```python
def make_ops(backend, device_type="cuda"):
    fwd32 = custom_fwd(device_type=device_type, cast_inputs=torch.float32)
    bwd = custom_bwd(device_type=device_type)

    def _to_dev(t):
        if device_type == "cuda" and not t.is_cuda:
            return t.cuda()
        return t

    class _NearFar(Function):
        @staticmethod
        @fwd32
        def forward(ctx, rays_o, rays_d, aabb, min_near=0.2):
            rays_o = _to_dev(rays_o).contiguous().view(-1, 3)
            rays_d = _to_dev(rays_d).contiguous().view(-1, 3)
            N = rays_o.shape[0]
            nears = torch.empty(N, dtype=rays_o.dtype, device=rays_o.device)
            fars = torch.empty(N, dtype=rays_o.dtype, device=rays_o.device)
# ... 15 lines not shown
        @staticmethod
        def forward(ctx, coords):
            coords = _to_dev(coords)
            N = coords.shape[0]
            indices = torch.empty(N, dtype=torch.int32, device=coords.device)
            backend.morton3D(coords.int().contiguous(), N, indices)
            return indices

    class _MortonInvert(Function):
        @staticmethod
        def forward(ctx, indices):
            indices = _to_dev(indices)
            N = indices.shape[0]
            coords = torch.empty(N, 3, dtype=torch.int32, device=indices.device)
            backend.morton3D_invert(indices.int().contiguous(), N, coords)
            return coords

    class _Packbits(Function):
        @staticmethod
        @fwd32
        def forward(ctx, grid, thresh, bitfield=None):
            grid = _to_dev(grid).contiguous()
            C, H3 = grid.shape[0], grid.shape[1]
            N = C * H3 // 8
            if bitfield is None:
                bitfield = torch.empty(N, dtype=torch.uint8, device=grid.device)
            backend.packbits(grid, N, thresh, bitfield)
            return bitfield

    class _MarchTrain(Function):
        @staticmethod
        @fwd32
        def forward(ctx, rays_o, rays_d, bound, density_bitfield, C, H, nears, fars, step_counter=None, mean_count=-1,
                    perturb=False, align=-1, force_all_rays=False, dt_gamma=0, max_steps=1024, scratch_counter=False, budget=None):
            rays_o = _to_dev(rays_o).contiguous().view(-1, 3)
            rays_d = _to_dev(rays_d).contiguous().view(-1, 3)
            density_bitfield = _to_dev(density_bitfield).contiguous()
            N = rays_o.shape[0]
            M = N * max_steps
            if not force_all_rays and mean_count > 0:
                if align > 0:
                    mean_count += align - mean_count % align
                M = mean_count
            budget_dev = None
            if budget is not None and not force_all_rays and mean_count > 0:
                M, budget_dev = int(budget[0]), budget[1]
                assert M >= 1 and hasattr(backend, "MARCH_FRESH"), "a device-side budget needs the HIP backend"
            dev, dt = rays_o.device, rays_o.dtype
            fresh = bool(getattr(backend, "MARCH_FRESH", False)) and (scratch_counter or step_counter is None)
            alloc = torch.empty if fresh else torch.zeros
            buf = alloc(M * 8, dtype=dt, device=dev)
            xyzs, dirs, deltas = buf[:3 * M].view(M, 3), buf[3 * M:6 * M].view(M, 3), buf[6 * M:].view(M, 2)
            rays = torch.empty(N, 3, dtype=torch.int32, device=dev)
            if step_counter is None:
                step_counter = alloc(2, dtype=torch.int32, device=dev)
            elif scratch_counter and not fresh:
                step_counter.zero_()
            if budget_dev is not None:
                backend.march_rays_train(rays_o, rays_d, density_bitfield, bound, dt_gamma, max_steps, N, C, H, M, nears, fars,
                                         xyzs, dirs, deltas, rays, step_counter, perturb, fresh=fresh, budget_dev=budget_dev)
            elif fresh:
                backend.march_rays_train(rays_o, rays_d, density_bitfield, bound, dt_gamma, max_steps, N, C, H, M, nears, fars,
                                         xyzs, dirs, deltas, rays, step_counter, perturb, fresh=True)
            else:
                backend.march_rays_train(rays_o, rays_d, density_bitfield, bound, dt_gamma, max_steps, N, C, H, M, nears, fars,
                                         xyzs, dirs, deltas, rays, step_counter, perturb)
            if force_all_rays or mean_count <= 0:
                m = step_counter[0].item()
                if align > 0:
                    m += align - m % align
                xyzs, dirs, deltas = xyzs[:m], dirs[:m], deltas[:m]
                if device_type == "cuda":
                    torch.cuda.empty_cache()
            return xyzs, dirs, deltas, rays

    class _CompositeTrain(Function):
        @staticmethod
        @fwd32
        def forward(ctx, sigmas, rgbs, deltas, rays):
            sigmas = sigmas.contiguous()
            rgbs = rgbs.contiguous()
            M, N = sigmas.shape[0], rays.shape[0]
            weights_sum = torch.empty(N, dtype=sigmas.dtype, device=sigmas.device)
            depth = torch.empty(N, dtype=sigmas.dtype, device=sigmas.device)
            image = torch.empty(N, 3, dtype=sigmas.dtype, device=sigmas.device)
            backend.composite_rays_train_forward(sigmas, rgbs, deltas, rays, M, N, weights_sum, depth, image)
            ctx.save_for_backward(sigmas, rgbs, deltas, rays, weights_sum, depth, image)
            ctx.dims = [M, N]
            return weights_sum, depth, image

        @staticmethod
        @bwd
        def backward(ctx, grad_weights_sum, grad_depth, grad_image):
            grad_weights_sum = grad_weights_sum.contiguous()
            grad_image = grad_image.contiguous()
            sigmas, rgbs, deltas, rays, weights_sum, depth, image = ctx.saved_tensors
            M, N = ctx.dims
            gbuf = torch.zeros(sigmas.shape[0] * 4, dtype=sigmas.dtype, device=sigmas.device)
            grad_sigmas, grad_rgbs = gbuf[:sigmas.shape[0]], gbuf[sigmas.shape[0]:].view(-1, 3)
# ... 79 lines not shown
    class _March(Function):
        @staticmethod
        @fwd32
        def forward(ctx, n_alive, n_step, rays_alive, rays_t, rays_o, rays_d, bound, density_bitfield, C, H, near, far,
                    align=-1, perturb=False, dt_gamma=0, max_steps=1024):
            rays_o = _to_dev(rays_o).contiguous().view(-1, 3)
            rays_d = _to_dev(rays_d).contiguous().view(-1, 3)
            M = n_alive * n_step
            if align > 0:
                M += align - (M % align)
            dev, dt = rays_o.device, rays_o.dtype
            xyzs = torch.zeros(M, 3, dtype=dt, device=dev)
            dirs = torch.zeros(M, 3, dtype=dt, device=dev)
            deltas = torch.zeros(M, 2, dtype=dt, device=dev)
            backend.march_rays(n_alive, n_step, rays_alive, rays_t, rays_o, rays_d, bound, dt_gamma, max_steps, C, H,
                               density_bitfield, near, far, xyzs, dirs, deltas, perturb)
            return xyzs, dirs, deltas

    class _Composite(Function):
        @staticmethod
        @fwd32
        def forward(ctx, n_alive, n_step, rays_alive, rays_t, sigmas, rgbs, deltas, weights_sum, depth, image):
            backend.composite_rays(n_alive, n_step, rays_alive, rays_t, sigmas, rgbs, deltas, weights_sum, depth, image)
            return tuple()

    class _Compact(Function):
        @staticmethod
        @fwd32
        def forward(ctx, n_alive, rays_alive, rays_alive_old, rays_t, rays_t_old, alive_counter):
            backend.compact_rays(n_alive, rays_alive, rays_alive_old, rays_t, rays_t_old, alive_counter)
            return tuple()

    extra = {}
    if hasattr(backend, "infer_march"):
        extra = dict(infer_round_begin=backend.infer_round_begin, infer_compact=backend.infer_compact, infer_march=backend.infer_march,
                     infer_composite=backend.infer_composite, INFER_STATE_INTS=backend.INFER_STATE_INTS)
    return types.SimpleNamespace(
        **extra,
        near_far_from_aabb=_NearFar.apply,
        polar_from_ray=_Polar.apply,
        morton3D=_Morton.apply,
        morton3D_invert=_MortonInvert.apply,
        packbits=_Packbits.apply,
        march_rays_train=_MarchTrain.apply,
        composite_rays_train=_CompositeTrain.apply,
        composite_rays_train_bg=composite_rays_train_bg,
        march_rays=_March.apply,
        composite_rays=_Composite.apply,
        compact_rays=_Compact.apply,
    )
```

===============

WHAT NEEDS TO BE DONE ::
The answer must be every line of the listing that holds the word "coords".

RESPONSE ::
        def forward(ctx, coords):
            coords = _to_dev(coords)
            N = coords.shape[0]
            indices = torch.empty(N, dtype=torch.int32, device=coords.device)
            backend.morton3D(coords.int().contiguous(), N, indices)
            coords = torch.empty(N, 3, dtype=torch.int32, device=indices.device)
            backend.morton3D_invert(indices.int().contiguous(), N, coords)
            return coords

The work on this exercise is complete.